INFORMATION SHOWN: Begin
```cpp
template <bool P2>
__global__ __launch_bounds__(T) void gemm8p_km_kernel(const sfcvit_gemm_args g, int kt_per_split, int nsplits) {
    extern __shared__ __attribute__((aligned(16))) char smem[];
    const int tid = threadIdx.x, lane = tid & 63, wid = tid >> 6, wr = wid >> 2, wc = wid & 3;
    const int q4 = lane >> 4, nl = lane & 15;
    const int NT = g.N / 256, KT = g.K / 64;
    const int tiles = (g.M / 256) * NT;
    const int unit = (blockIdx.x & 7) * (gridDim.x >> 3) + (blockIdx.x >> 3);
    if (unit >= tiles * nsplits) return;
    const int tile = unit % tiles, z = unit / tiles;
    const int m0 = (tile / NT) * 256, n0 = (tile % NT) * 256;
    const int kt_beg = z * kt_per_split;
    const int nkt = min(kt_per_split, KT - kt_beg);
    const uint16_t *A = static_cast<const uint16_t *>(g.a) + size_t(kt_beg) * 64 * g.lda + m0;
    const uint16_t *B = static_cast<const uint16_t *>(g.b) + size_t(kt_beg) * 64 * g.ldb + n0;

    const int kr = 4 * wid + (lane >> 4);
    const int sw = (kr & 3) | (((kr >> 3) & 1) << 2);
    const int c16 = ((((lane & 15) >> 1) ^ sw) << 1) | (lane & 1);
    const size_t offA = size_t(kr) * g.lda + c16 * 8, offB = size_t(kr) * g.ldb + c16 * 8;
    const size_t a32 = size_t(32) * g.lda, b32 = size_t(32) * g.ldb, a64 = size_t(64) * g.lda, b64 = size_t(64) * g.ldb;
    char *const lds_piece = smem + tid * 16;
    const uint16_t *ca = A, *cb = B;
    int akt = 0, bkt = 0;
    auto advance_a = [&]() __attribute__((always_inline)) {
        if (++akt < nkt) ca += a64;
    };
    auto advance_b = [&]() __attribute__((always_inline)) {
        if (++bkt < nkt) cb += b64;
    };
    auto stage_a = [&](int buf, int h) __attribute__((always_inline)) {
        const uint16_t *p = ca + offA + h * 128;
        char *d = lds_piece + buf * KTB + h * HALF;
        __builtin_amdgcn_global_load_lds((gptr_t)p, (lptr_t)d, 16, 0, 0);
        __builtin_amdgcn_global_load_lds((gptr_t)(p + a32), (lptr_t)(d + 8192), 16, 0, 0);
    };
    auto stage_b = [&](int buf, int h) __attribute__((always_inline)) {
        const uint16_t *p = cb + offB + h * 128;
        char *d = lds_piece + buf * KTB + 2 * HALF + h * HALF;
        __builtin_amdgcn_global_load_lds((gptr_t)p, (lptr_t)d, 16, 0, 0);
        __builtin_amdgcn_global_load_lds((gptr_t)(p + b32), (lptr_t)(d + 8192), 16, 0, 0);
    };

    const int qq = nl >> 2, pp = nl & 3;
    const int lane_sw = qq | ((q4 & 1) << 2);
    const int row_off = (8 * q4 + qq) * 256 + 8 * pp;
    int a_addr[8], b_addr[4];
#pragma unroll
    for (int i = 0; i < 8; i++)
        a_addr[i] = (i >> 2) * HALF + row_off + (((wr * 4 + (i & 3)) ^ lane_sw) << 5);
#pragma unroll
    for (int j = 0; j < 4; j++)
        b_addr[j] = 2 * HALF + (j >> 1) * HALF + row_off + (((wc * 2 + (j & 1)) ^ lane_sw) << 5);
#define SFCVIT_TR(dst, addr, off) asm volatile("ds_read_b64_tr_b16 %0, %1 offset:" #off : "=v"(dst) : "v"(addr) : "memory")
    auto tr_frag2 = [&](bf16x8 (&f)[2], int addr) __attribute__((always_inline)) {
        bf16x4 l0, h0, l1, h1;
        SFCVIT_TR(l0, addr, 0);
        SFCVIT_TR(h0, addr, 1024);
        SFCVIT_TR(l1, addr, 8192);
        SFCVIT_TR(h1, addr, 9216);
        f[0] = __builtin_shufflevector(l0, h0, 0, 1, 2, 3, 4, 5, 6, 7);
        f[1] = __builtin_shufflevector(l1, h1, 0, 1, 2, 3, 4, 5, 6, 7);
    };
    bf16x8 fa0[4][2], fa1[4][2], fb0[2][2], fb1[2][2];
    auto read_a2 = [&](bf16x8 (&fa)[4][2], int sub, int i0) __attribute__((always_inline)) {
#pragma unroll
        for (int i = i0; i < i0 + 2; i++) tr_frag2(fa[i], a_addr[sub * 4 + i]);
    };
    auto read_b = [&](bf16x8 (&fb)[2][2], int sub) __attribute__((always_inline)) {
#pragma unroll
        for (int j = 0; j < 2; j++) tr_frag2(fb[j], b_addr[sub * 2 + j]);
    };
    auto flip = [&]() __attribute__((always_inline)) {
#pragma unroll
        for (int i = 0; i < 8; i++) a_addr[i] ^= KTB;
#pragma unroll
        for (int j = 0; j < 4; j++) b_addr[j] ^= KTB;
    };

    f32x4 acc[8][4];
#pragma unroll
    for (int i = 0; i < 8; i++)
#pragma unroll
        for (int j = 0; j < 4; j++) acc[i][j] = f32x4{0.f, 0.f, 0.f, 0.f};
    auto mma = [&](const bf16x8 (&fa)[4][2], const bf16x8 (&fb)[2][2], int asub, int bsub) __attribute__((always_inline)) {
        __builtin_amdgcn_s_setprio(1);
#pragma unroll
        for (int kk = 0; kk < 2; kk++)
#pragma unroll
            for (int i = 0; i < 4; i++)
#pragma unroll
                for (int j = 0; j < 2; j++)
                    acc[asub * 4 + i][bsub * 2 + j] =
                        __builtin_amdgcn_mfma_f32_16x16x32_bf16(fb[j][kk], fa[i][kk], acc[asub * 4 + i][bsub * 2 + j], 0, 0, 0);
        __builtin_amdgcn_s_setprio(0);
    };

    if (P2) {
        stage_b(0, 0); stage_a(0, 0); stage_a(0, 1); stage_b(0, 1);
        advance_a();
        advance_b();
        stage_b(1, 0); stage_a(1, 0); stage_b(1, 1);
        advance_b();
        wait_vm<6>();
        bar();
        if (wr == 1) bar();
        auto ktile2 = [&](int buf) __attribute__((always_inline)) {
            read_b(fb0, 0);
            read_b(fb1, 1);
            read_a2(fa0, 0, 0);
            read_a2(fa0, 0, 2);
            stage_a(buf ^ 1, 1);
            advance_a();
            wait_vm<8>();
            wait_lgkm<0>();
            bar();
            mma(fa0, fb0, 0, 0);
            mma(fa0, fb1, 0, 1);
            bar();
            read_a2(fa1, 1, 0);
            read_a2(fa1, 1, 2);
            stage_b(buf, 0);
            stage_a(buf, 0);
            stage_b(buf, 1);
            advance_b();
            wait_vm<8>();
            wait_lgkm<0>();
            bar();
            mma(fa1, fb0, 1, 0);
            mma(fa1, fb1, 1, 1);
            bar();
            flip();
        };
        for (int k = 0; k < nkt; k += 2) {
            ktile2(0);
            ktile2(1);
        }
    } else {
        stage_b(0, 0); stage_a(0, 0); stage_a(0, 1); stage_b(0, 1);
        advance_a();
        advance_b();
        stage_b(1, 0); stage_a(1, 0);
        wait_vm<4>();
        bar();
        if (wr == 1) bar();
        auto ktile = [&](int buf) __attribute__((always_inline)) {
            read_b(fb0, 0);
            read_a2(fa0, 0, 0);
            read_a2(fa0, 0, 2);
            stage_a(buf ^ 1, 1);
            advance_a();
            bar();
            wait_lgkm<0>();
            mma(fa0, fb0, 0, 0);
            bar();
            read_a2(fa1, 1, 0);
            read_a2(fa1, 1, 2);
            stage_b(buf ^ 1, 1);
            advance_b();
            bar();
            wait_lgkm<0>();
            mma(fa1, fb0, 1, 0);
            bar();
            read_b(fb1, 1);
            stage_b(buf, 0);
            bar();
            wait_lgkm<0>();
            mma(fa1, fb1, 1, 1);
            bar();
            stage_a(buf, 0);
            wait_vm<4>();
            bar();
            mma(fa0, fb1, 0, 1);
            bar();
            flip();
        };
        for (int k = 0; k < nkt; k += 2) {
            ktile(0);
            ktile(1);
        }
}
    if (wr == 0) bar();
    wait_vm<0>();
    mfma_fence();
    float *slab = static_cast<float *>(g.workspace) + size_t(z) * g.M * g.N + size_t(m0 + wr * 64 + nl) * g.N + n0 + wc * 32 + 4 * q4;
#pragma unroll
    for (int i = 0; i < 8; i++)
#pragma unroll
        for (int j = 0; j < 4; j++)
            *reinterpret_cast<f32x4 *>(slab + size_t((i >> 2) * 128 + (i & 3) * 16) * g.N + (j >> 1) * 128 + (j & 1) * 16) = acc[i][j];
}

struct DeviceState {
    unsigned *pool = nullptr;
    int next = 0;
    std::unordered_map<hipStream_t, unsigned *> per_stream;
};
constexpr int MAX_DEVICES = 64, SLOTS = 1024, SLOT_UINTS = 16;
std::mutex g_mu;
DeviceState g_dev[MAX_DEVICES];

unsigned *queue_counters(hipStream_t s) {
    std::lock_guard<std::mutex> lock(g_mu);
    int dev = 0;
    if (hipGetDevice(&dev) != hipSuccess || dev < 0 || dev >= MAX_DEVICES) return nullptr;
    DeviceState *d = &g_dev[dev];
    auto it = d->per_stream.find(s);
    if (it != d->per_stream.end()) return it->second;
    if (!d->pool) {
        if (hipMalloc(reinterpret_cast<void **>(&d->pool), size_t(SLOTS) * SLOT_UINTS * sizeof(unsigned)) != hipSuccess ||
            hipMemset(d->pool, 0, size_t(SLOTS) * SLOT_UINTS * sizeof(unsigned)) != hipSuccess) {
            d->pool = nullptr;
            return nullptr;
        }
    }
    if (d->next >= SLOTS) return nullptr;
    unsigned *p = d->pool + size_t(d->next++) * SLOT_UINTS;
    d->per_stream[s] = p;
    return p;
}

template <int NI, int MASK>
int launch(const GemmPlan &p, const sfcvit_gemm_args &a, unsigned *counters, hipStream_t s) {
    const int LDS_TOTAL = LDS_BIAS + (a.bias ? a.N * 2 : 0);
    if (p.p2) {
        if (int rc = raise_lds_limit(reinterpret_cast<const void *>(&gemm8p_kernel<NI, MASK, true>), LDS_MAX, "gemm8p attribute")) return rc;
        hipLaunchKernelGGL((gemm8p_kernel<NI, MASK, true>), dim3(p.grid), dim3(T), LDS_TOTAL, s, a, counters, p.stag_slots, p.stag_ticks, p.walk);
    } else {
        if (int rc = raise_lds_limit(reinterpret_cast<const void *>(&gemm8p_kernel<NI, MASK>), LDS_MAX, "gemm8p attribute")) return rc;
        hipLaunchKernelGGL((gemm8p_kernel<NI, MASK>), dim3(p.grid), dim3(T), LDS_TOTAL, s, a, counters, p.stag_slots, p.stag_ticks, p.walk);
    }
    const int rc = check_launch("gemm8p");
    if (rc) (void)hipMemsetAsync(counters, 0, SLOT_UINTS * sizeof(unsigned), s);
    return rc;
}

template <int NI>
int launch_mask(const GemmPlan &p, const sfcvit_gemm_args &a, unsigned *counters, hipStream_t s) {
    switch (p.mask) {
    case 0: return launch<NI, 0>(p, a, counters, s);
    case RES: return launch<NI, RES>(p, a, counters, s);
    case DROP | RES: return launch<NI, DROP | RES>(p, a, counters, s);
    case RELU: return launch<NI, RELU>(p, a, counters, s);
    case RELU | DROP: return launch<NI, RELU | DROP>(p, a, counters, s);
    case DACT: return launch<NI, DACT>(p, a, counters, s);
    case DACT | CSUM: return launch<NI, DACT | CSUM>(p, a, counters, s);
    case RELU | BITS: return launch<NI, RELU | BITS>(p, a, counters, s);
    case RELU | DROP | BITS: return launch<NI, RELU | DROP | BITS>(p, a, counters, s);
    case DACT | BITS: return launch<NI, DACT | BITS>(p, a, counters, s);
    case DACT | CSUM | BITS: return launch<NI, DACT | CSUM | BITS>(p, a, counters, s);
    default: return fail(SFCVIT_EINVAL, "gemm8p: no kernel for epilogue mask %d", p.mask);
    }
}

}
}

unsigned *stream_counters(void *stream) { return p8::queue_counters(static_cast<hipStream_t>(stream)); }

int gemm8p_launch(const GemmPlan &p, const sfcvit_gemm_args &a, hipStream_t s) {
    using namespace p8;
    unsigned *counters = queue_counters(s);
    if (!counters) return fail(SFCVIT_ELAUNCH, "gemm8p: could not allocate the tile-queue counters");
    if (p.ni == 8) return launch_mask<8>(p, a, counters, s);
    if (p.ni == 7) return launch_mask<7>(p, a, counters, s);
    return launch_mask<6>(p, a, counters, s);
}

int gemm8p_km_launch(const GemmPlan &p, const sfcvit_gemm_args &a, hipStream_t s) {
    using namespace p8;
    sfcvit_gemm_args body = a;
    body.K = p.k_done;
    if (p.p2) {
        if (int rc = raise_lds_limit(reinterpret_cast<const void *>(&gemm8p_km_kernel<true>), LDS_BYTES, "gemm8p_km attribute")) return rc;
        hipLaunchKernelGGL(gemm8p_km_kernel<true>, dim3(p.grid), dim3(T), LDS_BYTES, s, body, p.k_per_split, p.splits);
    } else {
        if (int rc = raise_lds_limit(reinterpret_cast<const void *>(&gemm8p_km_kernel<false>), LDS_BYTES, "gemm8p_km attribute")) return rc;
        hipLaunchKernelGGL(gemm8p_km_kernel<false>, dim3(p.grid), dim3(T), LDS_BYTES, s, body, p.k_per_split, p.splits);
    }
    return check_launch("gemm8p_km");
}

}
```

Measured before the change: 8294 images/s.

## Cut epilogue register pressure by re-reading kernel args and packing float math

Epilogue scalar arguments (pointers, strides, dropout params) are now re-read from the kernarg segment inside the epilogue and tile-draw paths for masked variants, so those values need not stay live in SGPRs/VGPRs across the main loop. Bias add and column-sum accumulation use packed two-wide float vectors. Relu mask bit packing becomes an inline-asm compare/add-with-carry chain, and the backward relu masking uses bitfield-extract AND instead of selects. Together these aim to shorten the epilogue and reduce register pressure, at the cost of extra scalar loads and brittle inline assembly.

```diff
diff --git a/space-filling-curves-for-vision-transformers_amd/csrc/gemm8p.hip b/space-filling-curves-for-vision-transformers_amd/csrc/gemm8p.hip
--- a/space-filling-curves-for-vision-transformers_amd/csrc/gemm8p.hip
+++ b/space-filling-curves-for-vision-transformers_amd/csrc/gemm8p.hip
@@ -18,6 +18,14 @@
 
 typedef const __attribute__((address_space(1))) void *gptr_t;
 typedef __attribute__((address_space(3))) void *lptr_t;
+struct KernArgs {
+    sfcvit_gemm_args g;
+    unsigned *counters;
+    int stag_slots, stag_ticks, walk;
+};
+typedef const __attribute__((address_space(4))) KernArgs *kargs_t;
+static_assert(sizeof(sfcvit_gemm_args) % 8 == 0 && offsetof(KernArgs, counters) == sizeof(sfcvit_gemm_args), "KernArgs mirrors the parameter list");
+typedef __attribute__((ext_vector_type(2))) float f32x2;
 
 template <int N> __device__ __forceinline__ void wait_vm() { asm volatile("s_waitcnt vmcnt(%0)" ::"n"(N) : "memory"); }
 template <int N> __device__ __forceinline__ void wait_lgkm() {
@@ -46,8 +54,17 @@
                                               const u32x4 (&side)[2], uint32_t thresh, float keep_scale, float dact_scale,
                                               uint32_t rk_in0, uint32_t rk_in1, u32x4 &w0, u32x4 &w1) {
     if (!(MASK & DACT)) {
-#pragma unroll
-        for (int r = 0; r < 16; r++) v[r] += bv[r];
+        if (MASK & RELU) {
+#pragma unroll
+            for (int p = 0; p < 8; p++) {
+                const f32x2 s = f32x2{v[2 * p], v[2 * p + 1]} + f32x2{bv[2 * p], bv[2 * p + 1]};
+                v[2 * p] = s[0];
+                v[2 * p + 1] = s[1];
+            }
+        } else {
+#pragma unroll
+            for (int r = 0; r < 16; r++) v[r] += bv[r];
+        }
     }
     if (MASK & RELU) {
 #pragma unroll
@@ -73,16 +90,35 @@
     }
     if ((MASK & BITS) && (MASK & RELU)) {
         uint32_t bits = 0;
-#pragma unroll
-        for (int r = 0; r < 16; r++) bits |= uint32_t(v[r] > 0.f) << r;
+        uint64_t c0, c1, c2;
+#define SFCVIT_CMP(c, x) "v_cmp_lt_f32_e64 " c ", 0, " x "\n\t"
+#define SFCVIT_ADC(c) "v_addc_co_u32_e64 %[b], vcc, %[b], %[b], " c "\n\t"
+        asm(SFCVIT_CMP("%[c0]", "%[v15]") SFCVIT_CMP("%[c1]", "%[v14]") SFCVIT_CMP("%[c2]", "%[v13]")
+            SFCVIT_ADC("%[c0]") SFCVIT_CMP("%[c0]", "%[v12]") SFCVIT_ADC("%[c1]") SFCVIT_CMP("%[c1]", "%[v11]")
+            SFCVIT_ADC("%[c2]") SFCVIT_CMP("%[c2]", "%[v10]") SFCVIT_ADC("%[c0]") SFCVIT_CMP("%[c0]", "%[v9]")
+            SFCVIT_ADC("%[c1]") SFCVIT_CMP("%[c1]", "%[v8]") SFCVIT_ADC("%[c2]") SFCVIT_CMP("%[c2]", "%[v7]")
+            SFCVIT_ADC("%[c0]") SFCVIT_CMP("%[c0]", "%[v6]") SFCVIT_ADC("%[c1]") SFCVIT_CMP("%[c1]", "%[v5]")
+            SFCVIT_ADC("%[c2]") SFCVIT_CMP("%[c2]", "%[v4]") SFCVIT_ADC("%[c0]") SFCVIT_CMP("%[c0]", "%[v3]")
+            SFCVIT_ADC("%[c1]") SFCVIT_CMP("%[c1]", "%[v2]") SFCVIT_ADC("%[c2]") SFCVIT_CMP("%[c2]", "%[v1]")
+            SFCVIT_ADC("%[c0]") SFCVIT_CMP("%[c0]", "%[v0]") SFCVIT_ADC("%[c1]") SFCVIT_ADC("%[c2]") SFCVIT_ADC("%[c0]")
+            : [b] "+v"(bits), [c0] "=&s"(c0), [c1] "=&s"(c1), [c2] "=&s"(c2)
+            : [v0] "v"(v[0]), [v1] "v"(v[1]), [v2] "v"(v[2]), [v3] "v"(v[3]), [v4] "v"(v[4]), [v5] "v"(v[5]), [v6] "v"(v[6]),
+              [v7] "v"(v[7]), [v8] "v"(v[8]), [v9] "v"(v[9]), [v10] "v"(v[10]), [v11] "v"(v[11]), [v12] "v"(v[12]),
+              [v13] "v"(v[13]), [v14] "v"(v[14]), [v15] "v"(v[15])
+            : "vcc");
+#undef SFCVIT_CMP
+#undef SFCVIT_ADC
         uint8_t *mp = static_cast<uint8_t *>(g.actmask) + size_t(m) * g.ld_actmask + (n >> 3);
         asm volatile("global_store_short %0, %1, off\n\ts_nop 1" ::"v"(mp), "v"(bits) : "memory");
     }
     if (MASK & DACT) {
         if (MASK & BITS) {
             const uint32_t bits = side[0][0];
-#pragma unroll
-            for (int r = 0; r < 16; r++) v[r] = (bits >> r & 1u) ? v[r] * dact_scale : 0.f;
+            static_for<0, 16>([&](auto rc) __attribute__((always_inline)) {
+                uint32_t on;
+                asm("v_bfe_i32 %0, %1, %2, 1" : "=v"(on) : "v"(bits), "n"(decltype(rc)::value));
+                v[decltype(rc)::value] = __uint_as_float(__float_as_uint(v[decltype(rc)::value] * dact_scale) & on);
+            });
         } else {
             float a[16];
             unpack8f(side[0], a);
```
INFORMATION SHOWN: End
EXERCISE PROMPT – Line count for "fail": count the lines of the records above that contain it and give only the number.

SOLUTION FOR THIS EXERCISE – 2